Today, I had a great lunch with Juliana Reyes at Gavin’s Cafe. Because I’m a numpty, I forgot to take her picture and had to ask her to send one to me.

We started off by discussing how she ended up a Technical.ly and what it was like to jump right into the deep end of the tech scene. I was new to Philly, but not new to tech/startups. She was new to tech/startups, but has been in the area for a while. We both felt pretty welcome, although it seems like a long time ago now!

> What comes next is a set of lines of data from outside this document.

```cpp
static int check_geom(const rick_conv_geom *g) {
    if (!g || g->N <= 0 || g->IH <= 0 || g->IW <= 0 || g->Ci <= 0 || g->OH <= 0 || g->OW <= 0 || g->Co <= 0 ||
        g->GH <= 0 || g->GW <= 0 || g->is <= 0 || g->os <= 0 || g->ntaps < 1 || g->ntaps > RICK_MAX_TAPS ||
        g->nslices < 1 || (g->split != 1 && g->split != 2))
        return RICK_EINVAL;
    for (int i = 0; i < g->ntaps; i++)
        if (g->wt[i] < 0 || g->wt[i] >= g->nslices) return RICK_EINVAL;
    if ((g->GH - 1) * g->os + g->oy0 >= g->OH || (g->GW - 1) * g->os + g->ox0 >= g->OW) return RICK_EINVAL;
    if ((int64_t)g->N * g->IH * g->IW * g->Ci >= (1LL << 31) || (int64_t)g->N * g->OH * g->OW * g->Co >= (1LL << 31))
        return RICK_EINVAL;
    return 0;
}
```

rick_amd/csrc/split.hip:

```cpp
#include "conv_common.h"

__global__ __launch_bounds__(256) void amax_kernel(const float *__restrict__ x, int64_t n, float *__restrict__ word) {
    float m = 0.f;
    const int64_t n4 = n >> 2;
    for (int64_t i = (int64_t)blockIdx.x * 256 + threadIdx.x; i < n4; i += (int64_t)gridDim.x * 256)
        m = amax4(m, reinterpret_cast<const float4 *>(x)[i]);
    if (blockIdx.x == 0)
        for (int64_t i = (n4 << 2) + threadIdx.x; i < n; i += 256) m = fmaxf(m, fabsf(x[i]));
    __shared__ float red[4];
    cv_amax_publish(m, word, red);
}

extern "C" int rick_amax_f32(const float *x, int64_t n, float *amax_word, void *stream) {
    if (!x || !amax_word || n < 0 || ((uintptr_t)x % 16)) return RICK_EINVAL;
    if (n == 0) return 0;
    int64_t nb = cdiv64(n >> 2, 256 * 8);
    nb = nb < 1 ? 1 : (nb > 2048 ? 2048 : nb);
    hipLaunchKernelGGL(amax_kernel, dim3((unsigned)nb), dim3(256), 0, (hipStream_t)stream, x, n, amax_word);
    RICK_LAUNCH_STATUS();
}

extern "C" int rick_stream_capture_id(void *stream, unsigned long long *id) {
    if (!id) return RICK_EINVAL;
    hipStreamCaptureStatus st = hipStreamCaptureStatusNone;
    unsigned long long v = 0;
    const hipError_t e = hipStreamGetCaptureInfo((hipStream_t)stream, &st, &v);
    if (e != hipSuccess) return 1000 + (int)e;
    *id = (st == hipStreamCaptureStatusActive) ? (v ? v : ~0ull) : 0ull;
    return 0;
}

__global__ __launch_bounds__(256) void split_pack_kernel(const float *__restrict__ x, unsigned char *__restrict__ out,
                                                         cv_split_hdr *__restrict__ hdr, const float *__restrict__ a0,
                                                         const float *__restrict__ a1, float coef, int64_t n4) {
    const cv_split_hdr h = cv_split_header(a0, a1, coef);
    if (blockIdx.x == 0 && threadIdx.x == 0) *hdr = h;
    const float s = cv_uniform(h.scale);
    float m = 0.f;
    for (int64_t i = (int64_t)blockIdx.x * 256 + threadIdx.x; i < n4; i += (int64_t)gridDim.x * 256) {
        const float4 v = reinterpret_cast<const float4 *>(x)[i];
        cv_split_store4(out + i * 16, 0, v, s);
        m = amax4(m, v);
    }
    cv_sat_check(m, s);
}

__global__ __launch_bounds__(256) void split_unpack_kernel(const unsigned char *__restrict__ pk, const cv_split_hdr *__restrict__ hdr,
                                                           float *__restrict__ out, int64_t n4) {
    const float u = hdr->unscale;
    for (int64_t i = (int64_t)blockIdx.x * 256 + threadIdx.x; i < n4; i += (int64_t)gridDim.x * 256) {
        const f16x8 q = *reinterpret_cast<const f16x8 *>(pk + i * 16);
        reinterpret_cast<float4 *>(out)[i] = make_float4(((float)q[0] + (float)q[4]) * u, ((float)q[1] + (float)q[5]) * u,
                                                          ((float)q[2] + (float)q[6]) * u, ((float)q[3] + (float)q[7]) * u);
    }
}

static int g_tune[5] = {0, 192, 0, 0, 2};
extern "C" int rick_conv_tuning(int key, int value) {
    if (key < 0 || key >= (int)(sizeof(g_tune) / sizeof(g_tune[0]))) return -1;
    const int prev = g_tune[key];
    g_tune[key] = value;
    return prev;
}
extern "C" int rick_internal_tune(int key) { return g_tune[key]; }

#define TK_TOTAL (1u << 20)
#define TK_MAXDEV 16
static unsigned *g_tk_buf[TK_MAXDEV];
static unsigned g_tk_perm[TK_MAXDEV], g_tk_ring[TK_MAXDEV];
extern "C" unsigned *rick_internal_tickets(int n, void *stream) {
    int dev = 0;
    if (!g_tune[RICK_TUNE_SPLITK_FUSED] || n < 1 || n > (int)(TK_TOTAL / 4) || hipGetDevice(&dev) != hipSuccess || dev < 0 || dev >= TK_MAXDEV) return nullptr;
    hipStreamCaptureStatus cs = hipStreamCaptureStatusNone;
    if (hipStreamIsCapturing((hipStream_t)stream, &cs) != hipSuccess) {
        (void)hipGetLastError();
        return nullptr;
    }
    const bool capturing = cs != hipStreamCaptureStatusNone;
    if (!g_tk_buf[dev]) {
        if (capturing) return nullptr;
        unsigned *p = nullptr;
        if (hipMalloc((void **)&p, TK_TOTAL * sizeof(unsigned)) != hipSuccess || hipMemset(p, 0, TK_TOTAL * sizeof(unsigned)) != hipSuccess) {
            (void)hipGetLastError();
            return nullptr;
        }
        g_tk_buf[dev] = p;
    }
    const unsigned n32 = ((unsigned)n + 31u) & ~31u;
    if (capturing) {
        if (g_tk_perm[dev] + n32 > TK_TOTAL / 2) return nullptr;
// ... 80 lines not shown
```

rick_amd/csrc/wgrad.hip:

```cpp
#include "conv_tiling.h"

#define WG_TILE 64
#ifndef WG_BUF12
#define WG_BUF12 1
#endif
#define WG_GY_BYTES (WG_TILE * CV_BM * 2)
#ifndef WG_PIPE_B
#define WG_PIPE_B 0
#endif

typedef short s16x4 __attribute__((ext_vector_type(4)));
typedef s16x4 __attribute__((address_space(3))) * lds_s16x4_ptr;

__device__ __forceinline__ f16x8 tr_read2(const unsigned char *base, int off0, int off1) {
    const s16x4 lo = __builtin_amdgcn_ds_read_tr16_b64_v4i16((lds_s16x4_ptr)(base + off0));
    const s16x4 hi = __builtin_amdgcn_ds_read_tr16_b64_v4i16((lds_s16x4_ptr)(base + off1));
    typedef short s16x8 __attribute__((ext_vector_type(8)));
    const s16x8 r = (s16x8){lo[0], lo[1], lo[2], lo[3], hi[0], hi[1], hi[2], hi[3]};
    return __builtin_bit_cast(f16x8, r);
}

typedef unsigned int wg_u32x4 __attribute__((ext_vector_type(4)));
__device__ __forceinline__ float4 buf_load4(__amdgpu_buffer_rsrc_t rsrc, unsigned byte_off) {
    const wg_u32x4 v = __builtin_amdgcn_raw_buffer_load_b128(rsrc, byte_off, 0, 0);
    return make_float4(__uint_as_float(v.x), __uint_as_float(v.y), __uint_as_float(v.z), __uint_as_float(v.w));
}

__device__ __forceinline__ int wg_key(int r) { return (((r >> 3) & 1) << 2) + (r & 3); }
__device__ __forceinline__ int wg_pswz(int kg, int pix, int kb) { return kg ^ (((pix >> kb) & 1) << 1); }

template <int NT, int SPLIT, bool VEC, int PMAX, bool PIPE, int FAST = 0, int PK = 0>
__global__ __launch_bounds__(256) void conv_wgrad_kernel(const float *__restrict__ x, const float *__restrict__ gy,
                                                         float *__restrict__ ws, const float *__restrict__ ascale,
                                                         const float *__restrict__ bscale, const rick_conv_geom g,
                                                         const ConvTiling t, int nsplit, int tiles_per_split) {
    static_assert(PK == 0 || (FAST == 1 && SPLIT == 2 && PIPE), "split-image operands: the scale-free pipelined form");
    extern __shared__ __attribute__((aligned(16))) unsigned char smem[];
    cv_fp16_saturate();
    const int bufsz = 2 * WG_GY_BYTES + 2 * (t.NPP + 1) * 64;
    unsigned char *gh = smem;
    unsigned char *gl = smem + WG_GY_BYTES;
    unsigned char *ph = smem + 2 * WG_GY_BYTES;
    unsigned char *pl = ph + (t.NPP + 1) * 64;
    unsigned *ptab = reinterpret_cast<unsigned *>(smem + (PIPE ? 2 : 1) * bufsz);
    float *sA = reinterpret_cast<float *>(ptab + ((t.NPP + 3) & ~3));
    float *sB = sA + g.N * CV_BM;
    build_patch_table(ptab, t);

    int split, cc;
// ... 451 lines not shown
    #pragma unroll
                        for (int i = 0; i < 4; i++) {
                            if (SPLIT == 2) {
                                acc[i][tt] = __builtin_amdgcn_mfma_f32_16x16x32_f16(alo[i], bhi, acc[i][tt], 0, 0, 0);
                                acc[i][tt] = __builtin_amdgcn_mfma_f32_16x16x32_f16(ahi[i], blo, acc[i][tt], 0, 0, 0);
                            }
                            acc[i][tt] = __builtin_amdgcn_mfma_f32_16x16x32_f16(ahi[i], bhi, acc[i][tt], 0, 0, 0);
                        }
                    }
                });
                __syncthreads();
            }
        };
        if (one_img) run(std::true_type{});
        else run(std::false_type{});
    }

    if (sat_bits != 0 && (threadIdx.x & 63) == 0) atomicAdd(&g_cv_sat, 1u);
    float *wsb = ws + (((int64_t)split * t.ncot + cot) * t.nchunks + chunk) * g.ntaps * (CV_BM * CV_CK);
#pragma unroll
    for (int tt = 0; tt < NT; tt++) {
        if (tt < g.ntaps) {
#pragma unroll
            for (int i = 0; i < 4; i++) {
                const int co = wm * 64 + i * 16 + G * 4;
                const int ci = wn * 16 + (lane & 15);
                *reinterpret_cast<float4 *>(wsb + (tt * CV_CK + ci) * CV_BM + co) =
                    make_float4(acc[i][tt][0] * punscale, acc[i][tt][1] * punscale, acc[i][tt][2] * punscale, acc[i][tt][3] * punscale);
            }
        }
    }
}
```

Juliana recently started a series on Technical.ly on tech people talking about everything else in their lives. I think it is the best idea and asked her how she came up with it. She said she hates meeting people and being at a loss for what to talk to them about. This series is her solution to that. Meeting someone and already knowing a little about what they love to do makes it easy to having a meaningful conversation with them.
Perfect segue…

One of the reasons why I wanted to have lunch with Juliana was to ask her about a cool project she’s working on. She’s been writing dream poetry and, with her roommate, started making short films about them. She posted one on Twitter and I thought it was pretty neat. It seemed like a cool side project she was doing because she loved it — I wish there was more room in the world for projects like this. She said at the moment, she doesn’t have plans to do anything more with it other than to make more short films.

I asked about what Juliana took in school and she said she graduated from Linguistics. I appreciated our discussion about college/university, as it seems pretty similar to my experience. I went to drink and to figure out who I was as a person. I left with a degree and somehow ended up as an employable human. Although I admire people that go in knowing exactly what they are going to get out of a post-secondary education, I wouldn’t trade my experience for anything.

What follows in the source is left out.